Google Cloud Platform
BigQuery Analytics Hub
Analytics Hub is a mechanism for sharing datasets between BigQuery users. Google's official product documentation for Analytics Hub is here
Subscriber Workflow
- A dataset publisher creates and shares a Linked Dataset with the subscriber - this essentially becomes a symbolic link to the original dataset that the subscriber can access.
- In this model the person querying the data pays for it.
BigQuery
Google BigQuery is a data warehouse platform.
Schema
You can define table schemas via JSON documents which get ingested at the same time as your data using the bq
tool.
Data Types
Data Types List from google documentation
Name | Data type | Description |
---|---|---|
Integer | INT64 |
Numeric values without fractional components |
Floating point | FLOAT64 |
Approximate numeric values with fractional components |
Numeric | NUMERIC |
Exact numeric values with fractional components |
BigNumeric | BIGNUMERIC |
Exact numeric values with fractional components |
Boolean | BOOL |
TRUE or FALSE (case-insensitive) |
String | STRING |
Variable-length character (Unicode) data |
Bytes | BYTES |
Variable-length binary data |
Date | DATE |
A logical calendar date |
Date/Time | DATETIME |
A year, month, day, hour, minute, second, and subsecond |
Time | TIME |
A time, independent of a specific date |
Timestamp | TIMESTAMP |
An absolute point in time, with microsecond precision |
Struct (Record) | STRUCT |
Container of ordered fields each with a type (required) and field name (optional) |
Geography | GEOGRAPHY |
A pointset on the Earth's surface (a set of points, lines and polygons on the WGS84 reference spheroid, with geodesic edges) |
JSON | JSON |
Represents JSON, a lightweight data-interchange format |
Differences between JSON and Record/Struct
JSON type allows you to ingest JSON without pre-defining the schema whereas a record/struct must be pre-defined and all the fields must be known in advance.

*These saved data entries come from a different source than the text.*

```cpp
#ifdef PTK_P8_CREAD
#define P8_DSREAD(DST, ADDR, OFF) \
  (DST) = *reinterpret_cast<const __attribute__((address_space(3))) bf16x8_t*>((uintptr_t)((ADDR) + (OFF)))
#define P8_LGKM(N) do { } while (0)
#define P8_BARRIER() do { __builtin_amdgcn_s_barrier(); asm volatile("" ::: "memory"); } while (0)
#else
#define P8_BARRIER() __builtin_amdgcn_s_barrier()
#define P8_DSREAD(DST, ADDR, OFF) W4_DSREAD(DST, ADDR, OFF)
#define P8_LGKM(N) asm volatile("s_waitcnt lgkmcnt(" #N ")" ::: "memory")
#endif
template <int ACT, int OUT, bool SK, bool LEAN = false, int TM = 256, bool BKT = false, bool AKT = false>
__global__ void __launch_bounds__(512, 1) gemm_p8_kernel(GemmArgs p, uint32_t a_bytes, uint32_t b_bytes, P8Tail tl,
                                                         uint32_t c_bytes) {
  static_assert(TM == 256 || ((TM == 224 || TM == 192 || TM == 160) && !SK), "shorter tiles: whole tiles only");
  static_assert(!AKT || !SK, "a tiled A: whole tiles only");
  constexpr int RB = TM / 32;
  __shared__ __attribute__((aligned(16))) char smem[W4_NSLOT * W4_SLOT];
  const int lane = threadIdx.x & 63;
  const int wave = __builtin_amdgcn_readfirstlane(threadIdx.x >> 6);
  const int hf = wave >> 2, wq = wave & 3, wr = wq >> 1, wc = wq & 1;
  const bool a_dma = TM == 256 || wave < RB;
  const int nbm = (p.M + TM - 1) / TM, nbn = (p.N + W4 - 1) / W4;
  const int ntile = nbm * nbn;
  const int G = gridDim.x;
// ... 325 lines not shown
  if (out == OUT_BF16) hipLaunchKernelGGL((p8_fixup_kernel<ACT_NONE, OUT_BF16>), grid, dim3(512), 0, st, a, tl, nu);
  else if (out == OUT_F32) hipLaunchKernelGGL((p8_fixup_kernel<ACT_NONE, OUT_F32>), grid, dim3(512), 0, st, a, tl, nu);
  else hipLaunchKernelGGL((p8_fixup_kernel<ACT_NONE, OUT_F32_BFR>), grid, dim3(512), 0, st, a, tl, nu);
  return hipGetLastError() == hipSuccess ? 0 : set_error("p8 fixup launch failed");
}

size_t p8_tail_scratch_bytes() { return P8_CNT_BYTES + p8_slab_bytes(device_cus()); }

static bool streamk_models() { return PTK_AB("PTK_STREAMK", 1) != 0; }
bool streamk_enabled() { return streamk_models(); }
static thread_local void* g_tail_scope = nullptr;
void* tail_scope() { return g_tail_scope; }
TailScratchScope::TailScratchScope(void* ws, hipStream_t st) : prev(g_tail_scope) {
  if (!streamk_models()) ws = nullptr;
  g_tail_scope = ws;
  (void)st;
}
TailScratchScope::~TailScratchScope() { g_tail_scope = prev; }

size_t p8_tail_scratch_bytes_models() { return streamk_models() ? p8_tail_scratch_bytes() : 0; }

int launch_gemm_p8_kslices(const GemmArgs& a, int slices, hipStream_t st) {
  if (a.a_kt || a.c_kt) return set_error("gemm_p8_kslices: K slices take no k-step-tiled activation");
  if (slices < 1 || a.M % W4 || a.K < 128 || a.K % W4_KT || a.cmap.g || a.cmap.off || a.amap.g || a.amap.off ||
      a.bias || a.rowadd || a.resid || a.resid16 || a.aux || a.row_stats)
    return set_error("gemm_p8_kslices: unsupported operands");
  if ((double)a.M * a.lda * 2 + (double)slices * a.K * 2 >= 4293918720.0 ||
      (double)a.N * a.ldb * 2 + (double)slices * a.K * 2 >= 4293918720.0)
    return set_error("gemm_p8_kslices: operands past 4 GiB");
  GemmArgs g = a;
  g.M = a.M * slices;
  g.B_kt = nullptr;
  P8Tail tl;
  tl.zslices = slices;
  const long ntile = (long)(g.M / W4) * ((g.N + W4 - 1) / W4);
  const long grid = std::min<long>(ntile, device_cus());
  const uint32_t ab = (uint32_t)std::min<double>((double)a.M * a.lda * 2, 4294967040.0);
  const uint32_t bb = (uint32_t)std::min<double>((double)a.N * a.ldb * 2, 4294967040.0);
  hipLaunchKernelGGL((gemm_p8_kernel<ACT_NONE, OUT_F32, false>), dim3((unsigned)grid), dim3(512), 0, st, g, ab, bb, tl,
                     0u);
  return hipGetLastError() == hipSuccess ? 0 : set_error("gemm_p8_kslices launch failed");
}

template <int ACT, int OUT, bool SK, bool LEAN, int TM>
static void p8_launch(const GemmArgs& a, long grid, hipStream_t st, uint32_t ab, uint32_t bb, const P8Tail& tl,
                      uint32_t cb) {
  if constexpr (ACT == ACT_NONE && OUT == OUT_BF16 && !SK) {
    if (a.a_kt && a.B_kt) {
      hipLaunchKernelGGL((gemm_p8_kernel<ACT, OUT, SK, LEAN, TM, true, true>), dim3((unsigned)grid), dim3(512), 0, st, a,
                         ab, bb, tl, cb);
      return;
    }
  }
  if constexpr (bkt_act(ACT)) {
    if (a.B_kt) {
      hipLaunchKernelGGL((gemm_p8_kernel<ACT, OUT, SK, LEAN, TM, true>), dim3((unsigned)grid), dim3(512), 0, st, a, ab,
                         bb, tl, cb);
      return;
    }
  }
  hipLaunchKernelGGL((gemm_p8_kernel<ACT, OUT, SK, LEAN, TM, false>), dim3((unsigned)grid), dim3(512), 0, st, a, ab, bb,
                     tl, cb);
}

template <int TM>
static int launch_p8_short(const GemmArgs& a, int act, int out, hipStream_t st, long grid, bool lean_epi) {
  const uint32_t ab = (uint32_t)std::min<double>((double)(a.M + a.amap.off) * a.lda * 2, 2147483000.0);
  const uint32_t bb = (uint32_t)std::min<double>((double)a.N * a.ldb * 2, 2147483000.0);
  const P8Tail tl{};
  uint32_t cb = 0;
  if (lean_epilogue_ok(a, act, out, cb, lean_epi)) {
    if (act == ACT_NONE)
      p8_launch<ACT_NONE, OUT_BF16, false, true, TM>(a, grid, st, ab, bb, tl, cb);
    else
      p8_launch<ACT_GELU_TANH, OUT_BF16, false, true, TM>(a, grid, st, ab, bb, tl, cb);
  } else if (act == ACT_GELU_TANH) {
    p8_launch<ACT_GELU_TANH, OUT_BF16, false, false, TM>(a, grid, st, ab, bb, tl, 0u);
  } else if (out == OUT_BF16) {
    p8_launch<ACT_NONE, OUT_BF16, false, false, TM>(a, grid, st, ab, bb, tl, 0u);
  } else if (out == OUT_F32) {
    p8_launch<ACT_NONE, OUT_F32, false, false, TM>(a, grid, st, ab, bb, tl, 0u);
  } else {
    p8_launch<ACT_NONE, OUT_F32_BFR, false, false, TM>(a, grid, st, ab, bb, tl, 0u);
  }
  return hipGetLastError() == hipSuccess ? 0 : set_error("gemm_p8 launch failed");
}

int launch_gemm_p8(const GemmArgs& a, int act, int out, hipStream_t st, const P8Tail& tl, int tm) {
  const long ncu = device_cus();
  const bool lean_epi = lean_epilogue_enabled();
  if (a.a_kt) {
    if (act != ACT_NONE || out != OUT_BF16 || tl.units || !a.B_kt)
      return set_error("gemm_p8: no k-step-tiled-A variant for this launch");
  }
  if (tm != 256 && !tl.units) {
    if (!(act == ACT_NONE || (act == ACT_GELU_TANH && out == OUT_BF16)))
      return set_error("gemm_p8: %d-row tiles take the plain / GELU-tanh epilogues only", tm);
    if (tm != 224 && tm != 192 && tm != 160) return set_error("gemm_p8: tile height %d (256, 224, 192, 160)", tm);
    const long ntm = (long)((a.M + tm - 1) / tm) * ((a.N + W4 - 1) / W4);
    const long grid = std::min<long>(ntm, ncu);
    if (tm == 224) return launch_p8_short<224>(a, act, out, st, grid, lean_epi);
    if (tm == 192) return launch_p8_short<192>(a, act, out, st, grid, lean_epi);
    return launch_p8_short<160>(a, act, out, st, grid, lean_epi);
  }
  const long ntile = (long)((a.M + W4 - 1) / W4) * ((a.N + W4 - 1) / W4);
  long grid = tl.units ? ncu : std::min<long>(ntile, ncu);
#ifdef PTK_P8_STAMPS
  if (const char* e = getenv("PTK_GEMM_GRID")) grid = std::min<long>(grid, atol(e));
#endif
  const long arows = a.M + a.amap.off;
  const uint32_t ab = (uint32_t)std::min<double>((double)arows * a.lda * 2, 2147483000.0);
  const uint32_t bb = (uint32_t)std::min<double>((double)a.N * a.ldb * 2, 2147483000.0);
  uint32_t cb = 0;
  if (tl.units) {
    if (act != ACT_NONE) return set_error("gemm_p8: the stream-K tail takes ACT_NONE only (act=%d)", act);
    if (lean_epilogue_ok(a, act, out, cb, lean_epi)) {
      p8_launch<ACT_NONE, OUT_BF16, true, true, 256>(a, grid, st, ab, bb, tl, cb);
    } else if (!gemm_act_out(act, out, [&](auto A, auto O) {
                 if constexpr (A() == ACT_NONE)
                   p8_launch<ACT_NONE, O(), true, false, 256>(a, grid, st, ab, bb, tl, 0u);
               })) {
      return set_error("gemm_p8: unsupported (act=%d, out=%d)", act, out);
    }
    if (hipGetLastError() != hipSuccess) return set_error("gemm_p8 launch failed");
    return launch_p8_fixup(a, act, out, tl, st);
  }
  if (lean_epilogue_ok(a, act, out, cb, lean_epi)) {
#define PTK_P8L_CASE(ACT_)                                                                                   \
    if (act == ACT_)                                                                                         \
      p8_launch<ACT_, OUT_BF16, false, true, 256>(a, grid, st, ab, bb, tl, cb);
    PTK_P8L_CASE(ACT_NONE)
    PTK_P8L_CASE(ACT_GELU_TANH)
    PTK_P8L_CASE(ACT_GEGLU_BWD)
#undef PTK_P8L_CASE
    return hipGetLastError() == hipSuccess ? 0 : set_error("gemm_p8 launch failed");
  }
  if (!gemm_act_out(act, out, [&](auto A, auto O) {
        p8_launch<A(), O(), false, false, 256>(a, grid, st, ab, bb, tl, 0u);
      }))
    return set_error("gemm_p8: unsupported (act=%d, out=%d)", act, out);
  return hipGetLastError() == hipSuccess ? 0 : set_error("gemm_p8 launch failed");
}

}
```

### projectiontrainer_amd/csrc/models.cpp

```cpp
#include <cstdlib>
#include <algorithm>
#include <math.h>
#include <string.h>
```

JSON fields are more fiddly to query and work with in general. It seems like you can't do things like UNNEST them.
Nested/Repeated Columns
To allow a column (or object) to repeat (e.g. to have an array of values) you must use mode: NESTED
in your schema.
See Nested and repeated columns documentation
BigQuery Working with Array Structures
On a companies table where you can have multiple websites per company:
SELECT *
FROM
project_namespace.dataset.companies as companies,
UNNEST (companies.websites) as website
LIMIT 1000
The above would produce a flattened table structure where company id is repeated per website.